- **Material for this task**
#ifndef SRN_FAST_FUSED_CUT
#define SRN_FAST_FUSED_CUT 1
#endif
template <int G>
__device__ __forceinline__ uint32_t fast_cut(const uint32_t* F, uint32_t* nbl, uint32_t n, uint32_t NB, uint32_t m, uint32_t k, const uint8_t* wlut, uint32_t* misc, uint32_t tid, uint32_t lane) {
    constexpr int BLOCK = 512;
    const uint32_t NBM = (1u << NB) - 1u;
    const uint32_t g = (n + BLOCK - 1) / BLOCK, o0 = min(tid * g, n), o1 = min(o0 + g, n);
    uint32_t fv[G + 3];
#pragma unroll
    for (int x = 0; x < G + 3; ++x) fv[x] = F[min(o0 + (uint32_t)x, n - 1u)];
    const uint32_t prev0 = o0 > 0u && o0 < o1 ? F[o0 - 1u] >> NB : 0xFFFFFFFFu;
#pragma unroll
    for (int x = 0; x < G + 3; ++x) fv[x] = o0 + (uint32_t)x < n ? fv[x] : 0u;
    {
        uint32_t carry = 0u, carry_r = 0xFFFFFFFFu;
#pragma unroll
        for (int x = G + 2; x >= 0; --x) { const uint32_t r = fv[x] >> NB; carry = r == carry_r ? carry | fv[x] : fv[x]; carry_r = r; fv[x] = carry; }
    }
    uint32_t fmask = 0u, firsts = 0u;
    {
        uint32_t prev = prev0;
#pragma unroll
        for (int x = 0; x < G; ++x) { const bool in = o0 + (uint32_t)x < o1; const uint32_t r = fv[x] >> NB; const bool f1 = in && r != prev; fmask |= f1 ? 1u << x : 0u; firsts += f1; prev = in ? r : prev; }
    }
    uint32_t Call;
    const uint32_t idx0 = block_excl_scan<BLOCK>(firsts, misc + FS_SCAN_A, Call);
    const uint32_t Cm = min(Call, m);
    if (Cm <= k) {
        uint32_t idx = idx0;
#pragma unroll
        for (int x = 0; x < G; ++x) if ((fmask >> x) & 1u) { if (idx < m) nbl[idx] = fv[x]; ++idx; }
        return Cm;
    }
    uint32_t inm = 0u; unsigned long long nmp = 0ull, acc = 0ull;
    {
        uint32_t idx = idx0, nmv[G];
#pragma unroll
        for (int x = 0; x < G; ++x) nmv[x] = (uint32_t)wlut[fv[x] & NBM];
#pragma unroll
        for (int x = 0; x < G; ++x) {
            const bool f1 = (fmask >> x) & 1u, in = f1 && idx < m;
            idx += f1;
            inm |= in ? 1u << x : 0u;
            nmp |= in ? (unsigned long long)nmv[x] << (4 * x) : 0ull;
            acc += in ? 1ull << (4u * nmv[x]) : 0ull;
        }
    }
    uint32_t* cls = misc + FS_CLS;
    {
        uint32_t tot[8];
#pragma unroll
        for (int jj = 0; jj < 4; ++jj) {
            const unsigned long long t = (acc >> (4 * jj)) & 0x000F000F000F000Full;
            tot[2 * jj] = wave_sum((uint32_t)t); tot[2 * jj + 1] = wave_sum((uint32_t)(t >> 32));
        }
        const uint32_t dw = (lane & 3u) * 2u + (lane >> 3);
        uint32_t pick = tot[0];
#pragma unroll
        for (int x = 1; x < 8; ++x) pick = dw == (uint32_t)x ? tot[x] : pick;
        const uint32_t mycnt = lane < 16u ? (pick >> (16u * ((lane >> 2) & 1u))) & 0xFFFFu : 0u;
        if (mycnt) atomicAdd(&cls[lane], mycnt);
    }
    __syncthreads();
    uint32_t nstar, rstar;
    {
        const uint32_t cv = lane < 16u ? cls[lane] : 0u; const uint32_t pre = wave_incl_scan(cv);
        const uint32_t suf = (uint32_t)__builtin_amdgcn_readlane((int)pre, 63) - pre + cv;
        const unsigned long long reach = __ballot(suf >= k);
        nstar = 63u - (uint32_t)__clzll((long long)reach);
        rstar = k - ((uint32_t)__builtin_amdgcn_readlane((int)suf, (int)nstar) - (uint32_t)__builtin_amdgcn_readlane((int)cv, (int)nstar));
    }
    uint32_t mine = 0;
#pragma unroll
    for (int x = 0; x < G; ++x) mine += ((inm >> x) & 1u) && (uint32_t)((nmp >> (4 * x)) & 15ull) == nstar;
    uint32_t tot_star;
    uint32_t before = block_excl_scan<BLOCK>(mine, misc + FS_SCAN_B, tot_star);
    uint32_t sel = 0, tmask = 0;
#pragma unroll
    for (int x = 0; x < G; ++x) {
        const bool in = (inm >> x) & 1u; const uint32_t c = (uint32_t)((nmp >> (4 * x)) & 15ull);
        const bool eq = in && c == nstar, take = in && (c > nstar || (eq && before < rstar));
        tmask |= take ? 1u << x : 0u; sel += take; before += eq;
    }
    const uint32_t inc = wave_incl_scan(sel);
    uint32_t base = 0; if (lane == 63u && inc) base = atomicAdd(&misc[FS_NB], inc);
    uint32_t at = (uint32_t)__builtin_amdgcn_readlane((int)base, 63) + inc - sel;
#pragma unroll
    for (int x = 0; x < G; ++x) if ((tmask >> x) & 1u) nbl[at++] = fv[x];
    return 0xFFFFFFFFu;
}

- **What the exercise asks**
The records above need to be transcribed in full. Keep every character unchanged.

- **Solution to this task**
#ifndef SRN_FAST_FUSED_CUT
#define SRN_FAST_FUSED_CUT 1
#endif
template <int G>
__device__ __forceinline__ uint32_t fast_cut(const uint32_t* F, uint32_t* nbl, uint32_t n, uint32_t NB, uint32_t m, uint32_t k, const uint8_t* wlut, uint32_t* misc, uint32_t tid, uint32_t lane) {
    constexpr int BLOCK = 512;
    const uint32_t NBM = (1u << NB) - 1u;
    const uint32_t g = (n + BLOCK - 1) / BLOCK, o0 = min(tid * g, n), o1 = min(o0 + g, n);
    uint32_t fv[G + 3];
#pragma unroll
    for (int x = 0; x < G + 3; ++x) fv[x] = F[min(o0 + (uint32_t)x, n - 1u)];
    const uint32_t prev0 = o0 > 0u && o0 < o1 ? F[o0 - 1u] >> NB : 0xFFFFFFFFu;
#pragma unroll
    for (int x = 0; x < G + 3; ++x) fv[x] = o0 + (uint32_t)x < n ? fv[x] : 0u;
    {
        uint32_t carry = 0u, carry_r = 0xFFFFFFFFu;
#pragma unroll
        for (int x = G + 2; x >= 0; --x) { const uint32_t r = fv[x] >> NB; carry = r == carry_r ? carry | fv[x] : fv[x]; carry_r = r; fv[x] = carry; }
    }
    uint32_t fmask = 0u, firsts = 0u;
    {
        uint32_t prev = prev0;
#pragma unroll
        for (int x = 0; x < G; ++x) { const bool in = o0 + (uint32_t)x < o1; const uint32_t r = fv[x] >> NB; const bool f1 = in && r != prev; fmask |= f1 ? 1u << x : 0u; firsts += f1; prev = in ? r : prev; }
    }
    uint32_t Call;
    const uint32_t idx0 = block_excl_scan<BLOCK>(firsts, misc + FS_SCAN_A, Call);
    const uint32_t Cm = min(Call, m);
    if (Cm <= k) {
        uint32_t idx = idx0;
#pragma unroll
        for (int x = 0; x < G; ++x) if ((fmask >> x) & 1u) { if (idx < m) nbl[idx] = fv[x]; ++idx; }
        return Cm;
    }
    uint32_t inm = 0u; unsigned long long nmp = 0ull, acc = 0ull;
    {
        uint32_t idx = idx0, nmv[G];
#pragma unroll
        for (int x = 0; x < G; ++x) nmv[x] = (uint32_t)wlut[fv[x] & NBM];
#pragma unroll
        for (int x = 0; x < G; ++x) {
            const bool f1 = (fmask >> x) & 1u, in = f1 && idx < m;
            idx += f1;
            inm |= in ? 1u << x : 0u;
            nmp |= in ? (unsigned long long)nmv[x] << (4 * x) : 0ull;
            acc += in ? 1ull << (4u * nmv[x]) : 0ull;
        }
    }
    uint32_t* cls = misc + FS_CLS;
    {
        uint32_t tot[8];
#pragma unroll
        for (int jj = 0; jj < 4; ++jj) {
            const unsigned long long t = (acc >> (4 * jj)) & 0x000F000F000F000Full;
            tot[2 * jj] = wave_sum((uint32_t)t); tot[2 * jj + 1] = wave_sum((uint32_t)(t >> 32));
        }
        const uint32_t dw = (lane & 3u) * 2u + (lane >> 3);
        uint32_t pick = tot[0];
#pragma unroll
        for (int x = 1; x < 8; ++x) pick = dw == (uint32_t)x ? tot[x] : pick;
        const uint32_t mycnt = lane < 16u ? (pick >> (16u * ((lane >> 2) & 1u))) & 0xFFFFu : 0u;
        if (mycnt) atomicAdd(&cls[lane], mycnt);
    }
    __syncthreads();
    uint32_t nstar, rstar;
    {
        const uint32_t cv = lane < 16u ? cls[lane] : 0u; const uint32_t pre = wave_incl_scan(cv);
        const uint32_t suf = (uint32_t)__builtin_amdgcn_readlane((int)pre, 63) - pre + cv;
        const unsigned long long reach = __ballot(suf >= k);
        nstar = 63u - (uint32_t)__clzll((long long)reach);
        rstar = k - ((uint32_t)__builtin_amdgcn_readlane((int)suf, (int)nstar) - (uint32_t)__builtin_amdgcn_readlane((int)cv, (int)nstar));
    }
    uint32_t mine = 0;
#pragma unroll
    for (int x = 0; x < G; ++x) mine += ((inm >> x) & 1u) && (uint32_t)((nmp >> (4 * x)) & 15ull) == nstar;
    uint32_t tot_star;
    uint32_t before = block_excl_scan<BLOCK>(mine, misc + FS_SCAN_B, tot_star);
    uint32_t sel = 0, tmask = 0;
#pragma unroll
    for (int x = 0; x < G; ++x) {
        const bool in = (inm >> x) & 1u; const uint32_t c = (uint32_t)((nmp >> (4 * x)) & 15ull);
        const bool eq = in && c == nstar, take = in && (c > nstar || (eq && before < rstar));
        tmask |= take ? 1u << x : 0u; sel += take; before += eq;
    }
    const uint32_t inc = wave_incl_scan(sel);
    uint32_t base = 0; if (lane == 63u && inc) base = atomicAdd(&misc[FS_NB], inc);
    uint32_t at = (uint32_t)__builtin_amdgcn_readlane((int)base, 63) + inc - sel;
#pragma unroll
    for (int x = 0; x < G; ++x) if ((tmask >> x) & 1u) nbl[at++] = fv[x];
    return 0xFFFFFFFFu;
}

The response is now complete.